We bivouacked at 12:30 A.M., exhausted after 22 hours of climbing. Our platform, hacked out of névé on a 55° slope, gave use a sense of what we had climbed with 6000-feet of exposure plunging down to the glacier. Above us lay the summit cornices, below us the rock band which we had finally turned that day, the last obstacle to bar us from the summit. We dozed confident of the weather, confident we could complete the route.
At 3:30 P.M. on May 9 we stood briefly on the top of Mount Deborah.
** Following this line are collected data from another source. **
extern "C" int ocrk_conv3x3_fwd(const void* x, int B, int H, int W, int cin, const void* w_nk,
                                const float* bias, int cout, void* y, int y_dtype, int relu,
                                float* stats, int dtype, void* stream) {
    ocrk::GemmParams p = {};
    p.M = B * H * W; p.N = cout; p.K = 9 * cin; p.batch = 1;
    p.A = x; p.B = w_nk; p.ldb = 9 * cin;
    p.C = y; p.ldc = cout; p.c_bf16 = y_dtype == OCRK_BF16;
    p.bias = bias; p.relu = relu; p.alpha = 1.f; p.stats = stats;
    p.splits = 1; p.k_chunk = (int)ocrk::cdiv(p.K, 32) * 32;
    p.convH = H; p.convW = W; p.convC = cin;
    if (dtype == OCRK_BF16 && y_dtype == OCRK_BF16) {
        int st = stats ? -1 : ocrk::conv_rows_fwd(x, B, H, W, cin, w_nk, bias, cout, y, relu, nullptr, ocrk::as_stream(stream));
        if (st >= 0) return st;
        st = ocrk::conv_direct_fwd(x, B, H, W, cin, w_nk, bias, cout, y, relu, stats, ocrk::as_stream(stream));
        if (st >= 0) return st;
    }
    return ocrk::gemm(p, ocrk::A_IM2COL, ocrk::B_NK, dtype, ocrk::as_stream(stream));
}

extern "C" int ocrk_conv3x3_fwd_rowstats_supported(int B, int H, int W, int cin, int cout) {
    return ocrk::conv_rows_fwd_covers(B, H, W, cin, cout) ? 1 : 0;
}

extern "C" int ocrk_conv3x3_fwd_rowstats(const void* x, int B, int H, int W, int cin, const void* w_nk,
                                         const float* bias, int cout, void* y, int relu, float* stats, void* stream) {
    OCRK_REQUIRE(stats && ocrk::conv_rows_fwd_covers(B, H, W, cin, cout),
                 "ocrk_conv3x3_fwd_rowstats: shape B=%d H=%d W=%d %d->%d not covered", B, H, W, cin, cout);
    return ocrk::conv_rows_fwd(x, B, H, W, cin, w_nk, bias, cout, y, relu, stats, ocrk::as_stream(stream));
}

static int64_t bwd_data_tiles(int B, int H, int W) { return ocrk::cdiv((int64_t)B * H * W, 128); }

static int bwd_data_run(const void* dy, int B, int H, int W, int cout, const void* w_bwd, int cin, void* dx,
                        const void* relu_mask, float* stats, int dtype, hipStream_t s, const void* relu_bits = nullptr) {
    ocrk::GemmParams p = {};
    p.M = B * H * W; p.N = cin; p.K = 9 * cout; p.batch = 1;
    p.A = dy; p.B = w_bwd; p.ldb = 9 * cout;
    p.C = dx; p.ldc = cin; p.c_bf16 = dtype == OCRK_BF16;
    p.mask = relu_mask; p.ldmask = cin; p.alpha = 1.f;
    p.splits = 1; p.k_chunk = (int)ocrk::cdiv(p.K, 32) * 32;
    p.convH = H; p.convW = W; p.convC = cout;
    p.stats = stats;
    if (relu_bits) {
        const int sb = ocrk::conv_rows_dgrad_bits(dy, B, H, W, cout, w_bwd, cin, dx, relu_bits, stats, s);
        if (sb >= 0) return sb;
        p.mask = nullptr;
        p.mask_bits = relu_bits;
        return ocrk::gemm(p, ocrk::A_IM2COL_FLIP, ocrk::B_NK, dtype, s);
    }
    int st = dtype == OCRK_BF16 ? ocrk::conv_rows_dgrad(dy, B, H, W, cout, w_bwd, cin, dx, relu_mask, stats, s) : -1;
    if (st < 0 && dtype == OCRK_BF16) st = ocrk::conv_direct_bwd_data(dy, B, H, W, cout, w_bwd, cin, dx, relu_mask, stats, s);
    if (st < 0) st = ocrk::gemm(p, ocrk::A_IM2COL_FLIP, ocrk::B_NK, dtype, s);
    return st;
}

static bool nt_bits_ok(int cin, int cout) {
    return ocrk::gemm_nt_enabled() && ocrk::nt_staged_enabled() && cin % 8 == 0 && cout % 8 == 0 &&
           (9 * cin >= 512 || cout <= 64);
}

extern "C" int ocrk_conv3x3_fwd_relu_bits_supported(int B, int H, int W, int cin, int cout, int dtype) {
    if (dtype != OCRK_BF16 || B < 1 || H < 1 || W < 1 || (int64_t)B * H * W >= (1ll << 31)) return 0;
    return ocrk::conv_rows_fwd_bits_covers(B, H, W, cin, cout) || nt_bits_ok(cin, cout) ? 1 : 0;
}

extern "C" int ocrk_conv3x3_fwd_relu_bits(const void* x, int B, int H, int W, int cin, const void* w_nk,
                                          const float* bias, int cout, void* y, void* relu_bits, int dtype,
                                          void* stream) {
    OCRK_REQUIRE(relu_bits && ocrk_conv3x3_fwd_relu_bits_supported(B, H, W, cin, cout, dtype),
                 "ocrk_conv3x3_fwd_relu_bits: B=%d H=%d W=%d %d->%d dtype=%d not covered", B, H, W, cin, cout, dtype);
    hipStream_t s = ocrk::as_stream(stream);
    const int st = ocrk::conv_rows_fwd_bits(x, B, H, W, cin, w_nk, bias, cout, y, relu_bits, s);
    if (st >= 0) return st;
    ocrk::GemmParams p = {};
    p.M = B * H * W; p.N = cout; p.K = 9 * cin; p.batch = 1;
    p.A = x; p.B = w_nk; p.ldb = 9 * cin;
    p.C = y; p.ldc = cout; p.c_bf16 = 1;
    p.bias = bias; p.relu = 1; p.alpha = 1.f;
    p.splits = 1; p.k_chunk = (int)ocrk::cdiv(p.K, 32) * 32;
    p.convH = H; p.convW = W; p.convC = cin;
    p.relu_bits = relu_bits;
    return ocrk::gemm(p, ocrk::A_IM2COL, ocrk::B_NK, dtype, s);
}
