+static void query_card() {
+    FILE *p = popen("nvidia-smi --query-gpu=name,power.limit,clocks.sm,clocks.max.sm --format=csv,noheader -i 0 2>/dev/null", "r");
+    if (!p) return;
+    char line[512] = {0};
+    if (fgets(line, sizeof line, p)) {
+        std::vector<std::string> f;
+        std::string cur;
+        for (char *c = line; *c && *c != '\n'; c++) {
+            if (*c == ',') {
+                f.push_back(cur);
+                cur.clear();
+            } else if (!(cur.empty() && *c == ' ')) {
+                cur += *c;
+            }
+        }
+        f.push_back(cur);
+        if (f.size() >= 4) {
+            g_card = f[0];
+            g_power = f[1];
+            g_clock = f[2] + " (max " + f[3] + ")";
+        }
+    }
+    pclose(p);
+}
+
+template <int TOP>
+static void run(int sms, bool with_lop3, uint32_t *d_out, unsigned long long *d_res) {
+    const int lop3_iters = with_lop3 ? 20000 : 0;
+    const bool tc05 = TOP >= T_TC05_N64 && TOP <= T_TC05_N256;
+    const int t_iters = tc05 ? 2000 * 256 / kTcN[TOP] : 20000;
+    CK(cudaFuncSetAttribute(k<TOP>, cudaFuncAttributeMaxDynamicSharedMemorySize, (int)kDynSmem));
+    k<TOP><<<sms, 256, kDynSmem>>>(d_out, with_lop3 ? 100 : 0, 20, d_res);
+    CK(cudaDeviceSynchronize());
+    cudaEvent_t e0, e1;
+    CK(cudaEventCreate(&e0));
+    CK(cudaEventCreate(&e1));
+    CK(cudaEventRecord(e0));
+    k<TOP><<<sms, 256, kDynSmem>>>(d_out, lop3_iters, t_iters, d_res);
+    CK(cudaEventRecord(e1));
+    CK(cudaDeviceSynchronize());
+    float ms = 0;
+    CK(cudaEventElapsedTime(&ms, e0, e1));
+    std::vector<unsigned long long> h((size_t)sms * 16);
+    CK(cudaMemcpy(h.data(), d_res, h.size() * sizeof(unsigned long long), cudaMemcpyDeviceToHost));
+    const double mac_per_instr = tc05 ? 128.0 * kTcN[TOP] * 32 : (TOP >= T_HMMA_REG) ? 16.0 * 8 * 16 : 16.0 * 8 * 32;
+    double lop3_ipc = 0, t_instr = 0, t_macs_per_clk = 0;
+    for (int b = 0; b < sms; b++) {
+        double tcyc = 0, tcnt = 0;
+        for (int w = 0; w < 8; w++) {
+            const double cyc = (double)h[(b * 8 + w) * 2], cnt = (double)h[(b * 8 + w) * 2 + 1];
+            if (w < 4) {
+                if (with_lop3) lop3_ipc += cnt / cyc;
+            } else {
+                tcyc = cyc > tcyc ? cyc : tcyc;
+                tcnt += cnt;
+            }
+        }
+        t_instr += tcnt;
+        if (tcyc > 0) t_macs_per_clk += tcnt * mac_per_instr / tcyc;
+    }
+    lop3_ipc /= sms * 4;
+    t_macs_per_clk /= sms;
+    const double t_tops = t_instr * mac_per_instr * 2 / (ms * 1e-3) / 1e12;
+    printf("{\"card\": \"%s\", \"power_limit\": \"%s\", \"sm_clock\": \"%s\", \"tensor_stream\": \"%s\", \"with_lop3_warps\": %s, "
+           "\"tensor_macs_per_clk_per_sm\": %.1f, \"tensor_T_op_per_s\": %.1f, \"lop3_warp_ipc\": %.4f, \"kernel_ms\": %.3f}\n",
+           g_card.c_str(), g_power.c_str(), g_clock.c_str(), kName[TOP], with_lop3 ? "true" : "false", t_macs_per_clk,
+           TOP == T_NONE ? 0.0 : t_tops, lop3_ipc, ms);
+    fflush(stdout);
+    CK(cudaEventDestroy(e0));
+    CK(cudaEventDestroy(e1));
+}
+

Our urge to climb the north face was replaced by an even stronger urge to get off the mountain, down to a less hostile world where life was accepted. Our drive was intensified when, to our total astonishment, we spotted climbers descending the northwest ridge-Yanert Glacier route. We greedily anticipated the hot food and drinks they might offer us when our routes joined on the Yanert Glacier.
The following day we were doing just that. And as we indulged ourselves in a day of gluttony, we could look up at our tracks on the descent route, the Becky-Harrer-Meybohm route. The gigantic cornices and mushrooms that we had threaded the day before were insignficant in the distance. But the north face, invisible on the other side of the mountain, was burned into my memory, the details living large.
Summary of Statistics:
Area: Eastern Alaska Range.
New Route: Mount Deborah, 12,339 feet, via North Face, summit reached on May 8, 1977, descent via Beckey-Harrer-Meybohm (first-ascent) route (Gowans, Macquarrie).
Personnel: David Davis, Dakers Gowans, Charles Macquarrie, Eric Reynolds.